PROBLEM DESCRIPTION :: Everything from the first line of the material below through the line containing "const uint32_t cf" must be retyped exactly, and nothing past it.

========================================

#define FIN_FRONT 192u
#define FIN_BUF (FIN_FRONT + ((FIN_HALO + 63u) & ~63u) + FIN_TILE)
__global__ __launch_bounds__(FIN_THREADS, 4) void k_fir_cascade(Plan p)
{
    __shared__ __attribute__((aligned(16))) int32_t s_coef[LNN_MAXL][LNN_MAXP];
    __shared__ __attribute__((aligned(16))) int32_t bufs[2][FIN_BUF];
    __shared__ __attribute__((aligned(16))) int8_t dig[2][4][FIN_BUF];
    const uint32_t cf = blockIdx.x, tid = threadIdx.x;
    const uint32_t lane = tid & 63u, wave = (uint32_t)__builtin_amdgcn_readfirstlane((int)(tid >> 6));
    const DevClass &c = p.cls[p.cls_of_frame[cf / p.C]];
    const uint32_t n = c.n, S = p.S, L = p.L;
    const size_t ocf = (size_t)p.frame_map[cf / p.C] * p.C + cf % p.C;
    const int32_t *rec = p.prm + ocf * LINNE_AMD_PARAM_WORDS;
    int32_t *out = p.resid + ocf * S;
    uint32_t H = 0;
    for (uint32_t l = 0; l < L; l++) H += p.P[l];
    __shared__ uint32_t l_units[LNN_MAXL], l_rs[LNN_MAXL], l_matrix[LNN_MAXL + 1], s_toep_unit[LNN_MAXL];
    __shared__ lnn_v4i s_toep[LNN_MAXL][3][64];
    if (tid <= LNN_MAXL) {
        const uint32_t l = tid;
        if (l < LNN_MAXL) s_toep_unit[l] = 0xFFFFFFFFu;
        uint32_t m = 0;
        if (l < L) {
            const uint32_t units = (uint32_t)rec[LINNE_AMD_PRM_UNITS + l];
            l_units[l] = units; l_rs[l] = (uint32_t)rec[LINNE_AMD_PRM_RSHIFT + l];
            if (l > 0 && units != 0 && p.P[l] <= 128u) { const uint32_t np = p.P[l] / units; m = (np >= 16u && n / units >= np) ? 1u : 0u; }
        }
        l_matrix[l] = m;
    }
    const uint32_t ORG = FIN_FRONT + ((H + 63u) & ~63u);
    const int32_t *src = p.xint + (size_t)cf * S;
    const uint32_t ntile = (S + FIN_TILE - 1u) / FIN_TILE;
    constexpr int NPF = (FIN_HALO + FIN_TILE + FIN_THREADS - 1) / FIN_THREADS;
    int32_t pf[NPF];
    auto fetch = [&](uint32_t s0_) {
#pragma unroll
        for (int m = 0; m < NPF; m++) {
            const uint32_t i = tid + (uint32_t)m * FIN_THREADS;
            const int64_t g = (int64_t)s0_ - H + i;
            pf[m] = (i < H + FIN_TILE && g >= 0 && g < (int64_t)n) ? src[g] : 0;
        }
    };
    if (blockIdx.y < ntile && blockIdx.y * FIN_TILE < n) fetch(blockIdx.y * FIN_TILE);
    for (uint32_t i = tid; i < L * LNN_MAXP; i += FIN_THREADS) { const uint32_t l = i / LNN_MAXP, k = i % LNN_MAXP; if (k < p.P[l]) s_coef[l][k] = rec[LINNE_AMD_PRM_COEF + p.coef_off[l] + k]; }
    for (uint32_t tile = blockIdx.y; tile < ntile; tile += gridDim.y) {
    const uint32_t s0 = tile * FIN_TILE;
    if (s0 >= n) {
        for (uint32_t i = tid; i < FIN_TILE; i += FIN_THREADS) if (s0 + i < S) out[s0 + i] = 0;
        continue;
    }
    __syncthreads();
#pragma unroll
    for (int m = 0; m < NPF; m++) { const uint32_t i = tid + (uint32_t)m * FIN_THREADS; if (i < H + FIN_TILE) bufs[0][ORG - H + i] = pf[m]; }
    { const uint32_t tn = tile + gridDim.y; if (tn < ntile && tn * FIN_TILE < n) fetch(tn * FIN_TILE); }
    __syncthreads();
    uint32_t lead = H;
#pragma unroll 1
    for (uint32_t l = 0; l < L; l++) {
        const uint32_t units = l_units[l], rs = l_rs[l];
        const uint32_t np = p.P[l] / (units ? units : 1u), ns = units ? n / units : 0u;
        const uint32_t half = 1u << ((rs - 1u) & 31u);
        const bool last = (l + 1 == L), digits_out = l_matrix[l + 1] != 0;
        const int32_t *in = bufs[l & 1u];
        int32_t *ob = bufs[(l & 1u) ^ 1u];
        int8_t (*dgo)[FIN_BUF] = dig[(l & 1u) ^ 1u];
        const uint32_t olead = lead - p.P[l];
        const uint32_t count = olead + FIN_TILE;
        const uint32_t nsd = ns ? ns : 1u;
        auto scalar_out = [&](uint32_t idx) -> int32_t {
            const int64_t s64 = (int64_t)s0 - ORG + idx;
            if (s64 < 0 || s64 >= (int64_t)n) return 0;
            const uint32_t s = (uint32_t)s64, unit = s / nsd;
            int32_t v = in[idx];
            if (units && ns >= np && unit < units) {
                const uint32_t loc = s - unit * ns;
                if (loc >= np) {
                    uint32_t pred = half;
                    const int32_t *cc = s_coef[l] + unit * np;
                    const int32_t *xx = in + idx - np;
                    for (uint32_t k = 0; k < np; k++) pred += (uint32_t)cc[k] * (uint32_t)xx[k];
                    v = (int32_t)((uint32_t)v + (uint32_t)((int32_t)pred >> (rs & 31u)));
                }
            }
            return v;
        };
        auto put_digits = [&](uint32_t idx, int32_t v) {
            const uint32_t dg = sp_digits(v);
            dgo[0][idx] = (int8_t)dg; dgo[1][idx] = (int8_t)(dg >> 8); dgo[2][idx] = (int8_t)(dg >> 16); dgo[3][idx] = (int8_t)(dg >> 24);
        };
        if (l_matrix[l] != 0) {
            const uint32_t KS = (np + 15u + 63u) / 64u;
            const int8_t (*dgi)[FIN_BUF] = dig[l & 1u];
            const uint32_t first = (ORG - olead) & ~63u, nchunk = (ORG + FIN_TILE - first) / 64u;
            const uint32_t i = lane & 15u, g4 = lane >> 4, qa = (lane & 15u) >> 2, ba = lane & 3u;
            auto build_band = [&](uint32_t unit, lnn_v4i *frag) {
                const int32_t *cc = s_coef[l] + unit * np;
#pragma unroll
                for (uint32_t st = 0; st < 3u; st++) {
                    uint32_t w[4] = { 0u, 0u, 0u, 0u };
                    if (st < KS) {
#pragma unroll
                        for (uint32_t e = 0; e < 16u; e++) {
                            const int32_t kx = (int32_t)(64u * st + 16u * g4 + e + 16u + np) - (int32_t)(64u * KS + i);
                            const int32_t cv = (kx >= 0 && (uint32_t)kx < np) ? cc[kx] : 0;
                            w[e >> 2] |= ((uint32_t)cv & 0xFFu) << (8u * (e & 3u));
                        }
                    }
                    frag[st][0] = (int)w[0]; frag[st][1] = (int)w[1]; frag[st][2] = (int)w[2]; frag[st][3] = (int)w[3];
                }
            };
            const uint32_t u0 = ((s0 > olead) ? (s0 - olead) / nsd : 0u) < units ? ((s0 > olead) ? (s0 - olead) / nsd : 0u) : units - 1u;
            {
                const uint32_t held = s_toep_unit[l];
                __syncthreads();
                if (held != u0) {
                    if (wave == 0) { lnn_v4i fr[3]; build_band(u0, fr); s_toep[l][0][lane] = fr[0]; s_toep[l][1][lane] = fr[1]; s_toep[l][2][lane] = fr[2]; }
                    if (tid == 0) s_toep_unit[l] = u0;
                }
                __syncthreads();
            }
            lnn_v4i bfrag[3];
            uint32_t have_unit = 0xFFFFFFFFu;
            for (uint32_t ck = wave; ck < nchunk; ck += FIN_THREADS / 64u) {
                const uint32_t bc = first + 64u * ck;
                const int64_t sa = (int64_t)s0 - ORG + bc, sz = sa + 63;
                const uint32_t idx = bc + 16u * g4 + i;
                int32_t o;
                bool mat = sa >= 0 && sz < (int64_t)n;
                uint32_t unit = 0;
                if (mat) { unit = (uint32_t)sa / nsd; mat = unit < units && (uint32_t)sz / nsd == unit; }
                if (mat) {
                    if (unit != have_unit) {
                        if (unit == u0) { bfrag[0] = s_toep[l][0][lane]; bfrag[1] = s_toep[l][1][lane]; bfrag[2] = s_toep[l][2][lane]; }
                        else build_band(unit, bfrag);
                        have_unit = unit;
                    }
                    lnn_v4i acc4 = { 0, 0, 0, 0 };
                    const uint32_t w0 = bc + 16u * qa + 16u - 64u * KS + 16u * g4;
#pragma unroll
                    for (uint32_t st = 0; st < 3u; st++) {
                        if (st < KS) {
                            const lnn_v4i a = *(const lnn_v4i *)&dgi[ba][w0 + 64u * st];
                            acc4 = __builtin_amdgcn_mfma_i32_16x16x64_i8(a, bfrag[st], acc4, 0, 0, 0);
                        }
                    }
                    const uint32_t sum = (uint32_t)acc4[0] + ((uint32_t)acc4[1] << 8) + ((uint32_t)acc4[2] << 16) + ((uint32_t)acc4[3] << 24);
                    const uint32_t s = (uint32_t)((int64_t)s0 - ORG + idx), loc = s - unit * ns;
                    const int32_t v = in[idx];
                    o = (loc >= np) ? (int32_t)((uint32_t)v + (uint32_t)((int32_t)(half + sum) >> (rs & 31u))) : v;
                } else o = scalar_out(idx);
                if (last) { const int64_t s64 = (int64_t)s0 - ORG + idx; if (s64 >= (int64_t)s0 && s64 < (int64_t)S) out[s64] = o; }
                else { ob[idx] = o; if (digits_out) put_digits(idx, o); }
            }
        } else {
        for (uint32_t e0 = 4u * tid; e0 < count; e0 += 4u * FIN_THREADS) {
            const int64_t sb64 = (int64_t)s0 - olead + e0;
            const uint32_t bi = ORG - olead + e0;
            int32_t o[4];
            bool quad = false;
            if (sb64 >= 0 && sb64 + 3 < (int64_t)n && units && ns >= np) {
                const uint32_t sb = (uint32_t)sb64, unit0 = sb / nsd, loc0 = sb - unit0 * nsd;
                quad = (unit0 < units) && (loc0 >= np) && (loc0 + 3 < ns);
                if (quad) {
                    const int32_t *cc = s_coef[l] + unit0 * np;
                    const int32_t *xx = in + bi - np;
                    uint32_t p0 = half, p1 = half, p2 = half, p3 = half;
                    if ((np & 3u) == 0 && ((bi - np) & 3u) == 0) {
                        const int4 *xx4 = (const int4 *)xx, *cc4 = (const int4 *)cc;
                        int4 xa = xx4[0];
                        for (uint32_t k4 = 0; k4 < (np >> 2); k4++) {
                            const int4 xb = xx4[k4 + 1], c4 = cc4[k4];
                            const uint32_t v0 = (uint32_t)xa.x, v1 = (uint32_t)xa.y, v2 = (uint32_t)xa.z, v3 = (uint32_t)xa.w, v4 = (uint32_t)xb.x, v5 = (uint32_t)xb.y, v6 = (uint32_t)xb.z;
                            const uint32_t c0 = (uint32_t)c4.x, c1 = (uint32_t)c4.y, c2 = (uint32_t)c4.z, c3 = (uint32_t)c4.w;
                            p0 += c0 * v0 + c1 * v1 + c2 * v2 + c3 * v3;
                            p1 += c0 * v1 + c1 * v2 + c2 * v3 + c3 * v4;
                            p2 += c0 * v2 + c1 * v3 + c2 * v4 + c3 * v5;
                            p3 += c0 * v3 + c1 * v4 + c2 * v5 + c3 * v6;
                            xa = xb;
                        }
                    } else {
                        uint32_t w0 = (uint32_t)xx[0], w1 = (uint32_t)xx[1], w2 = (uint32_t)xx[2];
                        for (uint32_t k = 0; k < np; k++) {
                            const uint32_t ck = (uint32_t)cc[k], w3 = (uint32_t)xx[k + 3];
                            p0 += ck * w0; p1 += ck * w1; p2 += ck * w2; p3 += ck * w3;
                            w0 = w1; w1 = w2; w2 = w3;
                        }
                    }
                    const int32_t *xv = in + bi;
                    o[0] = (int32_t)((uint32_t)xv[0] + (uint32_t)((int32_t)p0 >> (rs & 31u)));
                    o[1] = (int32_t)((uint32_t)xv[1] + (uint32_t)((int32_t)p1 >> (rs & 31u)));
                    o[2] = (int32_t)((uint32_t)xv[2] + (uint32_t)((int32_t)p2 >> (rs & 31u)));
                    o[3] = (int32_t)((uint32_t)xv[3] + (uint32_t)((int32_t)p3 >> (rs & 31u)));
                }
            }
            if (!quad) { for (uint32_t j = 0; j < 4; j++) o[j] = (e0 + j < count) ? scalar_out(bi + j) : 0; }
            if (last) {
                const uint32_t sb = s0 + e0;
                if (sb + 3 < S && (S & 3u) == 0) { int4 q; q.x = o[0]; q.y = o[1]; q.z = o[2]; q.w = o[3]; *(int4 *)(out + sb) = q; }
                else for (uint32_t j = 0; j < 4; j++) if (sb + j < S) out[sb + j] = o[j];
            } else {
                for (uint32_t j = 0; j < 4; j++) if (e0 + j < count) { ob[bi + j] = o[j]; if (digits_out) put_digits(bi + j, o[j]); }
            }
        }
        }
        lead = olead;
        __syncthreads();
    }
    }
}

========================================

WRITTEN SOLUTION ::
#define FIN_FRONT 192u
#define FIN_BUF (FIN_FRONT + ((FIN_HALO + 63u) & ~63u) + FIN_TILE)
__global__ __launch_bounds__(FIN_THREADS, 4) void k_fir_cascade(Plan p)
{
    __shared__ __attribute__((aligned(16))) int32_t s_coef[LNN_MAXL][LNN_MAXP];
    __shared__ __attribute__((aligned(16))) int32_t bufs[2][FIN_BUF];
    __shared__ __attribute__((aligned(16))) int8_t dig[2][4][FIN_BUF];
    const uint32_t cf = blockIdx.x, tid = threadIdx.x;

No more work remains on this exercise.